== Segment start ==

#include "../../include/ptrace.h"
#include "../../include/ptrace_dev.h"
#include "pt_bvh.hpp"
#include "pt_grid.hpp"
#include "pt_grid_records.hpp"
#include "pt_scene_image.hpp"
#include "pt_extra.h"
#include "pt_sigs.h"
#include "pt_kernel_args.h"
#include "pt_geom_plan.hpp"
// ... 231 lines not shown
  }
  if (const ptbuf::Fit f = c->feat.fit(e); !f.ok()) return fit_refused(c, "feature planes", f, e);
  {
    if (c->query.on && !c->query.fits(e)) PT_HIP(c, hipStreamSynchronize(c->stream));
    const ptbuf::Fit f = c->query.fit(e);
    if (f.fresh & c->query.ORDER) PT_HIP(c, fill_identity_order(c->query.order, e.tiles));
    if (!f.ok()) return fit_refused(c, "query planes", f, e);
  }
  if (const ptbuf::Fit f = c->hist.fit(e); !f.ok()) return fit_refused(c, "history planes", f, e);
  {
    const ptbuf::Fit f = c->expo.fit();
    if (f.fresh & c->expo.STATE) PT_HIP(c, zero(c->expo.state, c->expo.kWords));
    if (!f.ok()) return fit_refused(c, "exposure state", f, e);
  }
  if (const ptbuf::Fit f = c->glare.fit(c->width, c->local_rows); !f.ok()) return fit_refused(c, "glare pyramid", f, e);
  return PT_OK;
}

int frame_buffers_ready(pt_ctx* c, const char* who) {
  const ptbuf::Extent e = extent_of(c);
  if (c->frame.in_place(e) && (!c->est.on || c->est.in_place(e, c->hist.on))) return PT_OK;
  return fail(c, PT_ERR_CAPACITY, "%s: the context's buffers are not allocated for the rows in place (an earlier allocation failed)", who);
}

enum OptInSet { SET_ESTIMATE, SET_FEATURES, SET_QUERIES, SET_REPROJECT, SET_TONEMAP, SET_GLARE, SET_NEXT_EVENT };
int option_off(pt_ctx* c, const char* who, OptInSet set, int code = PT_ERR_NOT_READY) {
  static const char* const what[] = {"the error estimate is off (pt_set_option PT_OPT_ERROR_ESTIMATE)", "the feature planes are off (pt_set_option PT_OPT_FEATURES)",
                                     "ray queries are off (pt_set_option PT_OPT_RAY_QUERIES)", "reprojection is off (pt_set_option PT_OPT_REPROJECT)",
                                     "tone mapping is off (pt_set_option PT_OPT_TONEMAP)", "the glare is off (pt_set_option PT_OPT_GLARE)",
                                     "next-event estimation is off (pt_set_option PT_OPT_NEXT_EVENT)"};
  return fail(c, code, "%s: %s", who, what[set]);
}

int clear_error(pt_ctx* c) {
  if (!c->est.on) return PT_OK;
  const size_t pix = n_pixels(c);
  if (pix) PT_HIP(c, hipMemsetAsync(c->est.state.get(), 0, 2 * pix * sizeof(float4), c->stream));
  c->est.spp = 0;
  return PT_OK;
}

== Segment end ==
== Segment start ==

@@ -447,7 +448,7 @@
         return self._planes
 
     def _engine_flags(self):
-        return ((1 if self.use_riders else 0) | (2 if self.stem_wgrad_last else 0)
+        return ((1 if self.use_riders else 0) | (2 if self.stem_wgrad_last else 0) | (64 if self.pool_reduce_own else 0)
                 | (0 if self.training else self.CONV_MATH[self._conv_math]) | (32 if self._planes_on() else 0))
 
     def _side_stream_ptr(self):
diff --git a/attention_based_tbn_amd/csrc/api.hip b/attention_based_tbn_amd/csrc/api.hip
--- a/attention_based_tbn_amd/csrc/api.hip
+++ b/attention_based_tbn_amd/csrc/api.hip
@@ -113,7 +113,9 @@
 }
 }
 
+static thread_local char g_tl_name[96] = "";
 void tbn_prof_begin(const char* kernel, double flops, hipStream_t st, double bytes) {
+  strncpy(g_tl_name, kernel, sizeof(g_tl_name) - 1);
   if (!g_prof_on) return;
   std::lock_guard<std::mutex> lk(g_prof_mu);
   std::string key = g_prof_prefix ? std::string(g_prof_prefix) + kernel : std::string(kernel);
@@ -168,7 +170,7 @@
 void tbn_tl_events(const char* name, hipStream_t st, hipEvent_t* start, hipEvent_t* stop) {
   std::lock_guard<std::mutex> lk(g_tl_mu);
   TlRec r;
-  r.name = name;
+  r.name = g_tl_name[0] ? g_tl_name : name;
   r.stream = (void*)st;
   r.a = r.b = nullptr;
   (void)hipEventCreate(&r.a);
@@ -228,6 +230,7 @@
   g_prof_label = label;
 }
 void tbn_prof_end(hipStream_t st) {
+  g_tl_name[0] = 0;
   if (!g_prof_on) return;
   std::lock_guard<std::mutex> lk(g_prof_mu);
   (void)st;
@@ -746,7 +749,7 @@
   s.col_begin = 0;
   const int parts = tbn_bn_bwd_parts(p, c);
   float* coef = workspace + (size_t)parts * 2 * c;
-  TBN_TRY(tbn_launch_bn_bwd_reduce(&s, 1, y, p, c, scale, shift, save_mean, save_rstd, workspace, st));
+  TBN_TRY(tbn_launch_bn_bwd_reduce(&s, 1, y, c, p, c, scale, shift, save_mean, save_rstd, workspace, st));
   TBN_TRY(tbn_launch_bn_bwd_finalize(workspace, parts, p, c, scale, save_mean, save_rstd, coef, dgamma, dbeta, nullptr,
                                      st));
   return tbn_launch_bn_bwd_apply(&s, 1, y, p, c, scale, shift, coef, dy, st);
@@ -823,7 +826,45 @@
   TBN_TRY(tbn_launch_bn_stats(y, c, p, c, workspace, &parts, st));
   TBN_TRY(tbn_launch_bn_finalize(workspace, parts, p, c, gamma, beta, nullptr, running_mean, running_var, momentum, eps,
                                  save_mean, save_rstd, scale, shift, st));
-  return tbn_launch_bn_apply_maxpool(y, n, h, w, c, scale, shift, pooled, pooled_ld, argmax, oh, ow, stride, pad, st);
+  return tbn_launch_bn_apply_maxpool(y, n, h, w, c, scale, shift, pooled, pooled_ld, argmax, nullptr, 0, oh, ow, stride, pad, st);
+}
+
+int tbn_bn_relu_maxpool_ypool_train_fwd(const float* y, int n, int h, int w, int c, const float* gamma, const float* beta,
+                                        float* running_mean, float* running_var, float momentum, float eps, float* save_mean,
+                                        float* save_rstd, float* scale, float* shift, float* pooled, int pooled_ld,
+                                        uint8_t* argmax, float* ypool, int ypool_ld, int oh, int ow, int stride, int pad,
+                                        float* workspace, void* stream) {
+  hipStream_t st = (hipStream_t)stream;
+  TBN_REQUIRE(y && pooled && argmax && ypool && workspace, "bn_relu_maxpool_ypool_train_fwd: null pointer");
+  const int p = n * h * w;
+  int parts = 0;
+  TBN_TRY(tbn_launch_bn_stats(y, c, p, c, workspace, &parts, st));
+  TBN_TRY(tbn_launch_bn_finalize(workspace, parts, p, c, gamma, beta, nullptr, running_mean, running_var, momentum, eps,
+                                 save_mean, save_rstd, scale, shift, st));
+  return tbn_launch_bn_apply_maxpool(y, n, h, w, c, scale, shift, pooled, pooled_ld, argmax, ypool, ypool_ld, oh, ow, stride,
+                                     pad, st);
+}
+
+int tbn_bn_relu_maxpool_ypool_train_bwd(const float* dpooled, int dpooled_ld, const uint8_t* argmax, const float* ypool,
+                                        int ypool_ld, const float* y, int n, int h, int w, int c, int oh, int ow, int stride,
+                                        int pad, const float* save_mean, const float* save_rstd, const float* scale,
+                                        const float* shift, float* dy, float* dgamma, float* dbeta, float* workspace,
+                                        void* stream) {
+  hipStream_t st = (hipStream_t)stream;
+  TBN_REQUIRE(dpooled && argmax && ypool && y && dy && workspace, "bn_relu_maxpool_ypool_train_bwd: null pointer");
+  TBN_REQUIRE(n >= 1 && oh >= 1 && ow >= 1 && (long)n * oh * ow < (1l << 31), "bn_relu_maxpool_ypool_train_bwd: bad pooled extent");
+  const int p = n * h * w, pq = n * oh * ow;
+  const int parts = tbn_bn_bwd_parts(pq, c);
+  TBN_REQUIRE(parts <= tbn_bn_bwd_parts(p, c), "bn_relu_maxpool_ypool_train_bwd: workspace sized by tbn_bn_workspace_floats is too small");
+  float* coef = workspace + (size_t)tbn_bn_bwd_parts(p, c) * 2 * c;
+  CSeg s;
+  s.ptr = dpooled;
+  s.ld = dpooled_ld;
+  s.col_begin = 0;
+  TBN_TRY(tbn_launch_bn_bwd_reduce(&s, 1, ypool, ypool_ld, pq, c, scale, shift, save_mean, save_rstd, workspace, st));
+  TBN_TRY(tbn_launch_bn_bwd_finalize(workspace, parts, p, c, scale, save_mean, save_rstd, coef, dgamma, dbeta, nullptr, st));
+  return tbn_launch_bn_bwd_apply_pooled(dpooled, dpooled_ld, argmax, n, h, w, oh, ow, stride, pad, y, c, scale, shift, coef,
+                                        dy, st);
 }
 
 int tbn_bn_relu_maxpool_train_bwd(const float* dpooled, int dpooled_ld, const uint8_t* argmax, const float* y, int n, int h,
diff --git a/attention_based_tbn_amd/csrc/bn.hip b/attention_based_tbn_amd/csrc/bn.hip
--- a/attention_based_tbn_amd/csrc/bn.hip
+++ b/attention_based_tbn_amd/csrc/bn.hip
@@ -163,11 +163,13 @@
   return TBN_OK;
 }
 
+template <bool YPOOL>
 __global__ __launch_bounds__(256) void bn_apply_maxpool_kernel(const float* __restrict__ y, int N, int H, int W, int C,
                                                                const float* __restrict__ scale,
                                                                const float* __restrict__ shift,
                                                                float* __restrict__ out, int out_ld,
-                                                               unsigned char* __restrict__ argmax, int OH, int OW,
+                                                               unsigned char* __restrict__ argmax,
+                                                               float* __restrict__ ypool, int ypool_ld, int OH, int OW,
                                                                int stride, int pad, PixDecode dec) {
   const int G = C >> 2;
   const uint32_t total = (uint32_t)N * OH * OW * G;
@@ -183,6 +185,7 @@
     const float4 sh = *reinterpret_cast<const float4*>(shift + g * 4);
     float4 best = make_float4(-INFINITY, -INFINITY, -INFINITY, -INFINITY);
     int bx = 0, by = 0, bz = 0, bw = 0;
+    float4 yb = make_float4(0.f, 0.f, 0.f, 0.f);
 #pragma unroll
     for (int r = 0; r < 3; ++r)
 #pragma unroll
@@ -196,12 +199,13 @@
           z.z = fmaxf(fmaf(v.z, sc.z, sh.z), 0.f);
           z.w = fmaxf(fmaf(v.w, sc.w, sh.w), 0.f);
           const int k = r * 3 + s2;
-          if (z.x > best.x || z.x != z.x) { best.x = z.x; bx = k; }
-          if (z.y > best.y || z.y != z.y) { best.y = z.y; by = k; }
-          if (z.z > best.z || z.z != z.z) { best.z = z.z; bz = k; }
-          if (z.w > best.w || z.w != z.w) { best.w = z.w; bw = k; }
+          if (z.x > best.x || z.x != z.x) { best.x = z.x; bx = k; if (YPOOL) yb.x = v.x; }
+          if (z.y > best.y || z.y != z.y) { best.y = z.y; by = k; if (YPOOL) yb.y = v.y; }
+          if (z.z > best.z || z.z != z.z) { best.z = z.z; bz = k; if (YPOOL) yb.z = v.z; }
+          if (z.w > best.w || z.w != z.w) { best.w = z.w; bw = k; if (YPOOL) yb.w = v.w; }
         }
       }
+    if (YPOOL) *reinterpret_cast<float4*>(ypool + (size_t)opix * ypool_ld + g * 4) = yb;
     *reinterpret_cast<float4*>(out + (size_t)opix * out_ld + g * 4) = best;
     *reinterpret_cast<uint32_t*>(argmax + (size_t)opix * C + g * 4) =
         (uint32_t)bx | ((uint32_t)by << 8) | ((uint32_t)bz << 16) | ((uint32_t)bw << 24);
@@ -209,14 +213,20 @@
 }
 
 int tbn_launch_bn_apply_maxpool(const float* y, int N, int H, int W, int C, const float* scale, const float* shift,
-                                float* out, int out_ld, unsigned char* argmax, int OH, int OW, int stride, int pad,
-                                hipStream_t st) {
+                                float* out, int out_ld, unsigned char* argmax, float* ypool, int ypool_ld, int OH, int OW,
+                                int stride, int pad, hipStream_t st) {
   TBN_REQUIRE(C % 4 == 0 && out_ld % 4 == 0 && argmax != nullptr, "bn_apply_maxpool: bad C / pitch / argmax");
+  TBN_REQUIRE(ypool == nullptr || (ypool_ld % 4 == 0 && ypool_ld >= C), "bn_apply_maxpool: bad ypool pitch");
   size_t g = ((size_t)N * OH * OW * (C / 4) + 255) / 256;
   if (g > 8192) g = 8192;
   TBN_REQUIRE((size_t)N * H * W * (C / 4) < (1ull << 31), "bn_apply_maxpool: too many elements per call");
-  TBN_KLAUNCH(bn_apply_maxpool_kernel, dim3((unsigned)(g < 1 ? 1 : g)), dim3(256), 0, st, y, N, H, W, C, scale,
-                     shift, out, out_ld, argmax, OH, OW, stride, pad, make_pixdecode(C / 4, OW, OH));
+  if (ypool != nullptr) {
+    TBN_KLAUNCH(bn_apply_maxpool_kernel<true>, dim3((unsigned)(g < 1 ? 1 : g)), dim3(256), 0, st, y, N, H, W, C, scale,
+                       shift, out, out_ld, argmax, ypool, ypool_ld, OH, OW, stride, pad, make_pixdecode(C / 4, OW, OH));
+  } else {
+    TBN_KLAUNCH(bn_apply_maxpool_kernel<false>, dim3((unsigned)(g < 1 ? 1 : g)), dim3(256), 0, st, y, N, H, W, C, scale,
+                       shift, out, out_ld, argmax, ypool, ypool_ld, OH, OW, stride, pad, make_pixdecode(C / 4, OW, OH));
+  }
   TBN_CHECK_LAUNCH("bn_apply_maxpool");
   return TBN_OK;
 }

== Segment end ==
== Segment start ==

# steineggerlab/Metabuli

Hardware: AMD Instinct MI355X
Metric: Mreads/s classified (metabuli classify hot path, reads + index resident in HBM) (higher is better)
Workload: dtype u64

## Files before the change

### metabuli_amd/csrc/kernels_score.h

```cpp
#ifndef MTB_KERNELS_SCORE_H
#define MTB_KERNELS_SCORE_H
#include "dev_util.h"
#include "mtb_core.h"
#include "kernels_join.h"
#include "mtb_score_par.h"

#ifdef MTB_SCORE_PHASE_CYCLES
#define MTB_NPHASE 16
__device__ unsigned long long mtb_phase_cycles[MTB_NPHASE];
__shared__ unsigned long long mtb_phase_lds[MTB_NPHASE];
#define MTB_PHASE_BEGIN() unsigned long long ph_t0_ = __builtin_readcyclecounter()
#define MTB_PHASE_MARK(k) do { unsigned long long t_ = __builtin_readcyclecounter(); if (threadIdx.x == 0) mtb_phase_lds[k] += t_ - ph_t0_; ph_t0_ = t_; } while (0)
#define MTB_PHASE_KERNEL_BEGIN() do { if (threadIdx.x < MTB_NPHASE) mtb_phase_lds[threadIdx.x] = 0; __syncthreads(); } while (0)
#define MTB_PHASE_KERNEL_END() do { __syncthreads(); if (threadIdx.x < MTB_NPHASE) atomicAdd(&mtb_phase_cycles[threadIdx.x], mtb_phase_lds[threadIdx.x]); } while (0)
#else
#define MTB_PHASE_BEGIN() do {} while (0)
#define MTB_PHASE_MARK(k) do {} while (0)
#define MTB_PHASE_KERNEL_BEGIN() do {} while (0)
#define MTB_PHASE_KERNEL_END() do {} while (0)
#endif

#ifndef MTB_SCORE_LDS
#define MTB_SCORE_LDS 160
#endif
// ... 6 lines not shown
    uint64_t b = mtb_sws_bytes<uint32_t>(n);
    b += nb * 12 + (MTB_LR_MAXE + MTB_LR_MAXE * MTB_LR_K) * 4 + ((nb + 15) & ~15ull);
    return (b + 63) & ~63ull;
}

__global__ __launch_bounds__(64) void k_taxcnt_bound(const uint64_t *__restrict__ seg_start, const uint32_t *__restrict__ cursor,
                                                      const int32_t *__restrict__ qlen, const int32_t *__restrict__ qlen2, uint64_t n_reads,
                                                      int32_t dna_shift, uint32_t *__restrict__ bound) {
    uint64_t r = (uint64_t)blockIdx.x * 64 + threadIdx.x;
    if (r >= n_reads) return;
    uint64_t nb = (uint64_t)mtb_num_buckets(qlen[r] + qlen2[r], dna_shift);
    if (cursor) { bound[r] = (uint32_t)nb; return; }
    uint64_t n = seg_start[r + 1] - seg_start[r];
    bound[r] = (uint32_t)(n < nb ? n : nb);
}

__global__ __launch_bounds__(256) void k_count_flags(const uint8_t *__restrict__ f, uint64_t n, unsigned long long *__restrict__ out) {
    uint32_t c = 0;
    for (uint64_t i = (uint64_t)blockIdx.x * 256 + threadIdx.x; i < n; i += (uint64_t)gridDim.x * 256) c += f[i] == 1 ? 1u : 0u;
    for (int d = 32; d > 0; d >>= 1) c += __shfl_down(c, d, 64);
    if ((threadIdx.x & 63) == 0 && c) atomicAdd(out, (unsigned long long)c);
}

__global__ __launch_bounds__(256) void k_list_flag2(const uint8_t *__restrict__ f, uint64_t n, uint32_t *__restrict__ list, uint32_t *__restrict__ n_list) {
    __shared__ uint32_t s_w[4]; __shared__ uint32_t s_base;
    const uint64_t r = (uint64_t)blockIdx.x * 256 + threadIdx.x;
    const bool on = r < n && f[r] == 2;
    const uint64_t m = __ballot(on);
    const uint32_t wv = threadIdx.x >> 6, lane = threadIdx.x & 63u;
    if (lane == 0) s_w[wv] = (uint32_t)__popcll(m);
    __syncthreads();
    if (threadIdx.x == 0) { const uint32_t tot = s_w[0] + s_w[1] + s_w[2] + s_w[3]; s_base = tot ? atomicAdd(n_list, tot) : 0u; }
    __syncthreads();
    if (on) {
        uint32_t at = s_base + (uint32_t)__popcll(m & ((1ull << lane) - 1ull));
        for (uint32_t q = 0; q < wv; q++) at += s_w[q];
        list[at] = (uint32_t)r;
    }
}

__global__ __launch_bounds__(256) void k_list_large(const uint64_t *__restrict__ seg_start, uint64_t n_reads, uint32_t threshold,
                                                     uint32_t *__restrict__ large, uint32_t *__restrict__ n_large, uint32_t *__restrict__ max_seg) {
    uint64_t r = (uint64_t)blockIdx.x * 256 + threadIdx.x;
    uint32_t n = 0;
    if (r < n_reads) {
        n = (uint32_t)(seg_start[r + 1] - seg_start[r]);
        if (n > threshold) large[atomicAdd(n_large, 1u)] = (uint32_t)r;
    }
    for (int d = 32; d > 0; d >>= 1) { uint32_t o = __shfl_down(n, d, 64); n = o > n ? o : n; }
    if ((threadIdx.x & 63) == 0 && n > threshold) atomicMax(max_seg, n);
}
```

== Segment end ==

_PROBLEM TO SOLVE:_
Would you please copy each line of the listing that contains the word "fmaf"?

_EXPECTED OUTPUT:_
           z.z = fmaxf(fmaf(v.z, sc.z, sh.z), 0.f);
           z.w = fmaxf(fmaf(v.w, sc.w, sh.w), 0.f);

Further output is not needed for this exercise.